Special thanks to Sachin Patil for the initial implementation that laid the foundation for this project.


Project Structure

  • Basic CNN Model: A simple CNN model with three convolutional layers.
  • Improved CNN Model: Enhanced CNN with batch normalization and dropout layers.
  • Advanced CNN Model: A deeper CNN with four convolutional layers for better performance.
  • Transfer Learning with VGG16: Fine-tuning a pre-trained VGG16 model for binary classification.
  • Data Augmentation: Implementation of data augmentation to improve generalization.
  • Plots: Visualizations of training and validation loss for performance monitoring.

Requirements

To run this project, you need the following:

  • Python 3.7+
  • TensorFlow 2.0+
  • Keras
  • Matplotlib
  • NumPy
  • Pandas

Implementation

1. Basic CNN Model

A basic CNN model with three convolutional layers followed by max pooling, fully connected layers, and a sigmoid activation function for binary classification.

Code:

model = Sequential()
model.add(Conv2D(32, kernel_size=(3, 3), padding='valid', activation='relu', input_shape=(256, 256, 3)))
model.add(MaxPooling2D(pool_size=(2, 2), strides=2, padding='valid'))
model.add(Conv2D(64, kernel_size=(3, 3), padding='valid', activation='relu'))
model.add(MaxPooling2D(pool_size=(2, 2), strides=2, padding='valid'))
model.add(Conv2D(128, kernel_size=(3, 3), padding='valid', activation='relu'))
model.add(MaxPooling2D(pool_size=(2, 2), strides=2, padding='valid'))
model.add(Flatten())
model.add(Dense(128, activation='relu'))
model.add(Dense(64, activation='relu'))
model.add(Dense(1, activation='sigmoid'))

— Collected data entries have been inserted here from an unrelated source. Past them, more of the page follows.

#pragma unroll
    for (int t = 0; t < 8; ++t) {
#pragma unroll
        for (int q = 0; q < 4; ++q) {
            const f32x4 b = *reinterpret_cast<const f32x4 *>(p.b2 + 32 * t + 16 * h + 4 * q);
            ym[t][4 * q] = b[0]; ym[t][4 * q + 1] = b[1]; ym[t][4 * q + 2] = b[2]; ym[t][4 * q + 3] = b[3];
        }
#pragma unroll
        for (int r = 0; r < 16; ++r) yx[t][r] = 0.f;
    }

    f32x16 am, ax;
    u32x4 hw[2], lw[2];
    float hv0 = 0.f, hv1 = 0.f;
    MfmaPrev pv;
    pv.a = xh[0]; pv.b = xh[0];
    unsigned int hhi = 0u;

    auto hquarter = [&](int s, int idx) {
        const int q = idx >> 2, part = idx & 3, r0 = 8 * s + 2 * q;
        if (part == 0) {
            hv0 = fmaxf(__builtin_fmaf(ax[r0], 1.0f / 2048.0f, am[r0]), 0.f);
            hv1 = fmaxf(__builtin_fmaf(ax[r0 + 1], 1.0f / 2048.0f, am[r0 + 1]), 0.f);
        } else if (part == 1) {
            if (DROP) {
                const uint32_t w = rb[2 * s + (q >> 1)];
                hv0 *= ((w >> (16 * (q & 1))) & 0xFFu) >= p.thresh ? p.dscale : 0.f;
                hv1 *= ((w >> (16 * (q & 1) + 8)) & 0xFFu) >= p.thresh ? p.dscale : 0.f;
            }
        } else if (part == 2) {
            hhi = pk_hi(hv0, hv1);
            hw[s][q] = hhi;
        } else {
            lw[s][q] = pk_lo(hv0, hv1, hhi);
        }
    };
    auto dma_k = [&](int k, int pc) {
        const int cur = pc & 1, last = p.nchunks - 1;
        if (dbg & 1) return;
        auto go = [&](int src, int dst) {
            switch (k & 3) {
            case 0: dma_piece4(src, dst, std::integral_constant<int, 0>{}, true); break;
            case 1: dma_piece4(src, dst, std::integral_constant<int, 1>{}, true); break;
            case 2: dma_piece4(src, dst, std::integral_constant<int, 2>{}, true); break;
            default: dma_piece4(src, dst, std::integral_constant<int, 3>{}, true); break;
            }
        };
        if (k < 8) go(min(pc + 2, last) * CHUNKB + (wave * 8 + (k & 4)) * FRAG, cur * PART + (wave * 8 + (k & 4)) * FRAG);
        else if (k < 12) go(min(pc + 1, last) * CHUNKB + PART + wave * 4 * FRAG, 2 * PART + (cur ^ 1) * (PART / 2) + wave * 4 * FRAG);
        else go(pc * CHUNKB + PART + PART / 2 + wave * 4 * FRAG, 3 * PART + cur * (PART / 2) + wave * 4 * FRAG);
    };
    auto bias_read = [&](int pc) {
        const float *bp = reinterpret_cast<const float *>(lds + LDS_B1) + 32 * pc + 16 * h;
#pragma unroll
        for (int q = 0; q < 4; ++q) {
            const f32x4 b = *reinterpret_cast<const f32x4 *>(bp + 4 * q);
            am[4 * q] = b[0]; am[4 * q + 1] = b[1]; am[4 * q + 2] = b[2]; am[4 * q + 3] = b[3];
        }
    };
    auto post_gap = [&](int j, int pc) {
        if (j % 3 == 1 && j / 3 < 16) dma_k(j / 3, pc);
    };
    auto gemm2_pass = [&](auto s_, const unsigned char *wf, const unsigned char *next, int j0, int pc, int first_q, int bias_pc) {
        constexpr int S = decltype(s_)::value;
        const f16x8 bh = __builtin_bit_cast(f16x8, hw[S]), bl = __builtin_bit_cast(f16x8, lw[S]);
#pragma unroll
        for (int t = 0; t < 8; ++t) {
            const int sl = t & 3, sn = (t + 2) & 3;
            frag_read(sn, t + 2 < 8 ? wf + (2 * t + 4) * FRAG : next + (2 * (t + 2 - 8)) * FRAG);
            mfma_a(ym[t], fr[sl][0], bh);
            post_gap(j0 + 3 * t, pc);
            if (3 * t >= first_q && 3 * t < first_q + 16 && !(dbg & 4)) hquarter(S ^ 1, 3 * t - first_q);
            __builtin_amdgcn_sched_barrier(0);
            mfma_a(yx[t], fr[sl][0], bl);
            post_gap(j0 + 3 * t + 1, pc);
            if (3 * t + 1 >= first_q && 3 * t + 1 < first_q + 16 && !(dbg & 4)) hquarter(S ^ 1, 3 * t + 1 - first_q);
            __builtin_amdgcn_sched_barrier(0);
            mfma_a(yx[t], fr[sl][1], bh);
            post_gap(j0 + 3 * t + 2, pc);
            if (3 * t + 2 >= first_q && 3 * t + 2 < first_q + 16 && !(dbg & 4)) hquarter(S ^ 1, 3 * t + 2 - first_q);
            if (S == 0 && t == 6) bias_read(bias_pc);
            __builtin_amdgcn_sched_barrier(0);
        }
    };

    hw[1] = u32x4{0u, 0u, 0u, 0u}; lw[1] = hw[1];
    asm volatile("s_waitcnt vmcnt(0)" ::: "memory");
    __syncthreads();
    frag_read(0, lane_lds);
    frag_read(1, lane_lds + 2 * FRAG);
    bias_read(0);
    voff_loop = lane16_asm();
#if S2D_FFN_DBG & 16
    const unsigned long long st_t0 = __builtin_amdgcn_s_memtime(), st_r0 = __builtin_amdgcn_s_memrealtime();
#endif
    for (int pc = 0; pc < p.nchunks; ++pc) {
        const int cur = pc & 1;
        const unsigned char *w1 = lane_lds + cur * PART;
        const unsigned char *w2a = lane_lds + 3 * PART + (cur ^ 1) * (PART / 2);
        const unsigned char *w2b = lane_lds + 2 * PART + cur * (PART / 2);
        if (DROP) { rb[0] = mrow; rb[1] = (uint32_t)(2 * pc + h); rb[2] = p.site_h; rb[3] = 0u; }
#pragma unroll
        for (int ks = 0; ks < 16; ++ks) {
            const int sl = ks & 3, sn = (ks + 2) & 3;
            if (ks == 14) {
                asm volatile("s_waitcnt vmcnt(0) lgkmcnt(0)" ::: "memory");
                if (!(dbg & 2)) __builtin_amdgcn_s_barrier();
                __builtin_amdgcn_sched_barrier(0);
            }
            frag_read(sn, ks < 14 ? w1 + (2 * ks + 4) * FRAG : w2a + (2 * (ks - 14)) * FRAG);
            mfma_v(am, fr[sl][0], xh[ks], pv);
            if (ks >= 14) post_gap(3 * (ks - 14), pc);
            if (DROP) philox_gap(3 * ks);
            __builtin_amdgcn_sched_barrier(0);
            if (ks == 0) mfma_v0(ax, fr[sl][0], xl[ks], pv); else mfma_v(ax, fr[sl][0], xl[ks], pv);
            if (ks >= 14) post_gap(3 * (ks - 14) + 1, pc);
            if (DROP) philox_gap(3 * ks + 1);
            __builtin_amdgcn_sched_barrier(0);
            mfma_v(ax, fr[sl][1], xh[ks], pv);
            if (ks >= 14) post_gap(3 * (ks - 14) + 2, pc);
            if (DROP) philox_gap(3 * ks + 2);
            __builtin_amdgcn_sched_barrier(0);
        }
        gemm2_pass(std::integral_constant<int, 1>{}, w2a, w2b, 6, pc, 6, -1);
        gemm2_pass(std::integral_constant<int, 0>{}, w2b, lane_lds + (cur ^ 1) * PART, 30, pc, 2, pc + 1 < p.nchunks ? pc + 1 : pc);
    }
#if S2D_FFN_DBG & 16
    {
        const unsigned long long st_t1 = __builtin_amdgcn_s_memtime(), st_r1 = __builtin_amdgcn_s_memrealtime();
        if (tid == 0 && blockIdx.x < 4096) {
            g_ffn_stamps[16 * blockIdx.x] = st_te;
            g_ffn_stamps[16 * blockIdx.x + 1] = st_t0; g_ffn_stamps[16 * blockIdx.x + 2] = st_r0;
            g_ffn_stamps[16 * blockIdx.x + 3] = st_t1; g_ffn_stamps[16 * blockIdx.x + 4] = st_r1;
        }
    }
#endif
    asm volatile("s_waitcnt vmcnt(0) lgkmcnt(0)" ::: "memory");
    __syncthreads();
    const int post_base = p.nchunks * CHUNKB;
    if (POST) {
#pragma unroll
        for (int k = 0; k < 8; ++k) dma_piece(post_base + (wave * 8 + k) * FRAG, (wave * 8 + k) * FRAG);
#pragma unroll
        for (int k = 0; k < 8; ++k) dma_piece(post_base + (p.post_parts > 1 ? PART : 0) + (wave * 8 + k) * FRAG, PART + (wave * 8 + k) * FRAG);
    }
    f32x4 resv[8][4];
    const float *rsrc = (PRE ? p.Xn : p.X) + rowc * FC + 16 * h;
    if (S2D_FFN_EPI == 2) {
#pragma unroll
        for (int t = 0; t < 8; ++t)
#pragma unroll
            for (int q = 0; q < 4; ++q) resv[t][q] = (dbg & 64) ? f32x4{0.f, 0.f, 0.f, 0.f} : *reinterpret_cast<const f32x4 *>(rsrc + 32 * t + 4 * q);
        __builtin_amdgcn_sched_barrier(0);
    }
    frag_read(0, lane_lds + 3 * PART + ((p.nchunks - 1) & 1) * (PART / 2));
    frag_read(1, lane_lds + 3 * PART + ((p.nchunks - 1) & 1) * (PART / 2) + 2 * FRAG);
    gemm2_pass(std::integral_constant<int, 1>{}, lane_lds + 3 * PART + ((p.nchunks - 1) & 1) * (PART / 2), lane_lds, 1000, 0, 1000, -1);

    FFN_STAMP(10);
    asm volatile("s_nop 15\n\ts_nop 15\n\ts_nop 15\n\ts_nop 15" ::: "memory");
    float s = 0.f;
#pragma unroll
    for (int t = 0; t < 8; ++t) {
        uint32_t m0[4];
        if (DROP) s2d_philox4x32_10(mrow, (uint32_t)(2 * t + h), p.site_o, 0u, p.k0, p.k1, m0);
#pragma unroll
        for (int q = 0; q < 4; ++q) {
            f32x4 x;
            if (S2D_FFN_EPI == 2) x = resv[t][q];
            else if (S2D_FFN_EPI == 0) x = (dbg & 64) ? f32x4{0.f, 0.f, 0.f, 0.f} : *reinterpret_cast<const f32x4 *>(rsrc + 32 * t + 4 * q);
            else {
#pragma unroll
                for (int e = 0; e < 4; ++e) {
                    const int r = 4 * q + e;
                    x[e] = (dbg & 64) ? 0.f : __builtin_fmaf((float)xl[2 * t + (r >> 3)][r & 7], 1.0f / 2048.0f, (float)xh[2 * t + (r >> 3)][r & 7]);
                }
            }
            if (LN1 && !PRE && S2D_FFN_EPI != 1) {
                const float *lnp = reinterpret_cast<const float *>(lds + LDS_LN) + 32 * t + 16 * h + 4 * q;
                const f32x4 ga = *reinterpret_cast<const f32x4 *>(lnp), be = *reinterpret_cast<const f32x4 *>(lnp + FC);
                x = (x - mean1) * rstd1 * ga + be;
            }
#pragma unroll
            for (int e = 0; e < 4; ++e) {
                const int r = 4 * q + e;
                float v = ym[t][r] + yx[t][r] * (1.0f / 2048.0f);
                if (DROP) v = ((m0[q] >> (8 * e)) & 0xFFu) >= p.thresh ? v * p.dscale : 0.f;
                v += x[e];
                ym[t][r] = v;
                s += v;
            }
        }
        __builtin_amdgcn_sched_barrier(0);
    }
    FFN_STAMP(11);
    float mean = 0.f, rstd = 1.f;
    if (LN2) {
        s += __shfl_xor(s, 32, 64);
        mean = s / (float)FC;
        float ss = 0.f;
#pragma unroll
        for (int t = 0; t < 8; ++t)
#pragma unroll
            for (int r = 0; r < 16; ++r) { const float d = ym[t][r] - mean; ss += d * d; }
        ss += __shfl_xor(ss, 32, 64);
        rstd = 1.f / sqrtf(ss / (float)FC + p.eps);
    }
    float *yr = p.Y + rowc * FC + 16 * h;
#pragma unroll
    for (int t = 0; t < 8; ++t) {
#pragma unroll
        for (int q = 0; q < 4; ++q) {
            f32x4 v = {ym[t][4 * q], ym[t][4 * q + 1], ym[t][4 * q + 2], ym[t][4 * q + 3]};
            if (LN2) {
                const float *lnp = reinterpret_cast<const float *>(lds + LDS_LN) + 2 * FC + 32 * t + 16 * h + 4 * q;
                const f32x4 ga = *reinterpret_cast<const f32x4 *>(lnp), be = *reinterpret_cast<const f32x4 *>(lnp + FC);
                v = (v - mean) * rstd * ga + be;
            }
            if (rowok && !(dbg & 128)) *reinterpret_cast<f32x4 *>(yr + 32 * t + 4 * q) = v;
            if (POST) { ym[t][4 * q] = v[0]; ym[t][4 * q + 1] = v[1]; ym[t][4 * q + 2] = v[2]; ym[t][4 * q + 3] = v[3]; }
        }
        __builtin_amdgcn_sched_barrier(0);
    }
#if S2D_FFN_DBG & 16
    if (tid == 0 && blockIdx.x < 4096) g_ffn_stamps[16 * blockIdx.x + 5] = __builtin_amdgcn_s_memtime();
#endif
    if constexpr (POST) {
        tile_to_frags(ym);
        const long prow = rowc % p.post_S;
        const float *posr = p.post_pos + prow * p.post_ldpos + 16 * h;
        float *outr = p.post_out + rowc * p.post_ld + 16 * h;
        const float *pbr = p.post_bias + 16 * h;
        f32x16 pm[2], px[2], zero16;
#pragma unroll
        for (int r = 0; r < 16; ++r) zero16[r] = 0.f;
        f32x4 pos4[4];
        auto add_load = [&](int j, bool haspos) {
#pragma unroll
            for (int q = 0; q < 4; ++q) pos4[q] = *reinterpret_cast<const f32x4 *>((haspos ? posr : pbr) + 32 * j + 4 * q);
        };
        auto tile_out = [&](const f32x16 &m, const f32x16 &x, int j, int q) {
            f32x4 v = {m[4 * q] + x[4 * q] * (1.0f / 2048.0f), m[4 * q + 1] + x[4 * q + 1] * (1.0f / 2048.0f),
                       m[4 * q + 2] + x[4 * q + 2] * (1.0f / 2048.0f), m[4 * q + 3] + x[4 * q + 3] * (1.0f / 2048.0f)};
            v += pos4[q];
            if (!(dbg & 32)) *reinterpret_cast<f32x4 *>(outr + 32 * j + 4 * q) = v;
        };
        auto post_part = [&](auto cur_, auto prev_, int j) {
            constexpr int CUR = decltype(cur_)::value, PREV = decltype(prev_)::value;
            const unsigned char *w = lane_lds + (j & 3) * PART, *wn = lane_lds + ((j + 1) & 3) * PART;
            const int last = p.post_parts - 1;
            const int src2 = post_base + min(j + 2, last) * PART, dst2 = ((j + 2) & 3) * PART;
#pragma unroll
            for (int ks = 0; ks < 16; ++ks) {
                const int sl = ks & 3, sn = (ks + 2) & 3;
                if (ks == 14) {
                    if (PREV) { if (S2D_FFN_POSTV) asm volatile("s_waitcnt vmcnt(20) lgkmcnt(0)" ::: "memory"); else asm volatile("s_waitcnt vmcnt(16) lgkmcnt(0)" ::: "memory"); }
                    else asm volatile("s_waitcnt vmcnt(8) lgkmcnt(0)" ::: "memory");
                    __builtin_amdgcn_s_barrier();
                    __builtin_amdgcn_sched_barrier(0);
                }
                frag_read(sn, ks < 14 ? w + (2 * ks + 4) * FRAG : wn + (2 * (ks - 14)) * FRAG);
                if (ks == 0) pm[CUR] = __builtin_amdgcn_mfma_f32_32x32x16_f16(fr[sl][0], xh[ks], zero16, 0, 0, 0); else mfma_a(pm[CUR], fr[sl][0], xh[ks]);
                if (ks == 0 && PREV) add_load(j - 1, PREV == 1);
                __builtin_amdgcn_sched_barrier(0);
                if (ks == 0) px[CUR] = __builtin_amdgcn_mfma_f32_32x32x16_f16(fr[sl][0], xl[ks], zero16, 0, 0, 0); else mfma_a(px[CUR], fr[sl][0], xl[ks]);
                auto piece = [&](int k) {
                    const int s4 = src2 + (wave * 8 + (k & 4)) * FRAG, d4 = dst2 + (wave * 8 + (k & 4)) * FRAG;
                    switch (k & 3) {
                    case 0: dma_piece4(s4, d4, std::integral_constant<int, 0>{}); break;
                    case 1: dma_piece4(s4, d4, std::integral_constant<int, 1>{}); break;
                    case 2: dma_piece4(s4, d4, std::integral_constant<int, 2>{}); break;
                    default: dma_piece4(s4, d4, std::integral_constant<int, 3>{}); break;
                    }
                };
                if (S2D_FFN_POSTV) { if (ks < 4) piece(2 * ks); }
                else if (ks < 8) piece(ks);
                __builtin_amdgcn_sched_barrier(0);
                mfma_a(px[CUR], fr[sl][1], xh[ks]);
                if (S2D_FFN_POSTV && ks < 4) piece(2 * ks + 1);
                if (PREV && ks >= 6 && ks < 14 && !(ks & 1)) tile_out(pm[CUR ^ 1], px[CUR ^ 1], j - 1, (ks - 6) >> 1);
                __builtin_amdgcn_sched_barrier(0);
            }
        };
        typedef std::integral_constant<int, 0> I0;
        typedef std::integral_constant<int, 1> I1;
        typedef std::integral_constant<int, 2> I2;
        asm volatile("s_waitcnt vmcnt(0)" ::: "memory");
        __syncthreads();
        frag_read(0, lane_lds);
        frag_read(1, lane_lds + 2 * FRAG);
        const int npt = p.post_npos >> 5;
        post_part(I0{}, I0{}, 0);
        for (int j = 1; j < p.post_parts; ++j) {
            if (j == 4) FFN_STAMP(13);
            if (j == 8) FFN_STAMP(14);
            if (j == 12) FFN_STAMP(15);
            const bool hp = j - 1 < npt;
            if (j & 1) { if (hp) post_part(I1{}, I1{}, j); else post_part(I1{}, I2{}, j); }
            else { if (hp) post_part(I0{}, I1{}, j); else post_part(I0{}, I2{}, j); }
        }
        {
            const int j = p.post_parts - 1;
            add_load(j, j < npt);
#pragma unroll
            for (int q = 0; q < 4; ++q) { if (j & 1) tile_out(pm[1], px[1], j, q); else tile_out(pm[0], px[0], j, q); }
        }
    }
#if S2D_FFN_DBG & 16
    asm volatile("s_waitcnt vmcnt(0)" ::: "memory");
    if (tid == 0 && blockIdx.x < 4096) g_ffn_stamps[16 * blockIdx.x + 6] = __builtin_amdgcn_s_memtime();
#endif
}

}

model.compile(optimizer='adam', loss='binary_crossentropy', metrics=['accuracy'])

history = model.fit(train_ds, epochs=10, validation_data=validation_ds)

Training and Validation Loss Plot:

Basic CNN Model Plot

Training and Validation Accuracy Plot:

Basic CNN Model Plot


2. Improved CNN Model

Added batch normalization and dropout to the CNN to improve training stability and reduce overfitting.

Code:

model = Sequential()
model.add(Conv2D(32, kernel_size=(3, 3), padding='valid', activation='relu', input_shape=(256, 256, 3)))
model.add(BatchNormalization())
model.add(MaxPooling2D(pool_size=(2, 2), strides=2, padding='valid'))
model.add(Conv2D(64, kernel_size=(3, 3), padding='valid', activation='relu'))
model.add(BatchNormalization())
model.add(MaxPooling2D(pool_size=(2, 2), strides=2, padding='valid'))
model.add(Conv2D(128, kernel_size=(3, 3), padding='valid', activation='relu'))
model.add(BatchNormalization())
model.add(MaxPooling2D(pool_size=(2, 2), strides=2, padding='valid'))
model.add(Flatten())
model.add(Dense(128, activation='relu'))
model.add(Dropout(0.1))
model.add(Dense(64, activation='relu'))
model.add(Dropout(0.1))
model.add(Dense(1, activation='sigmoid'))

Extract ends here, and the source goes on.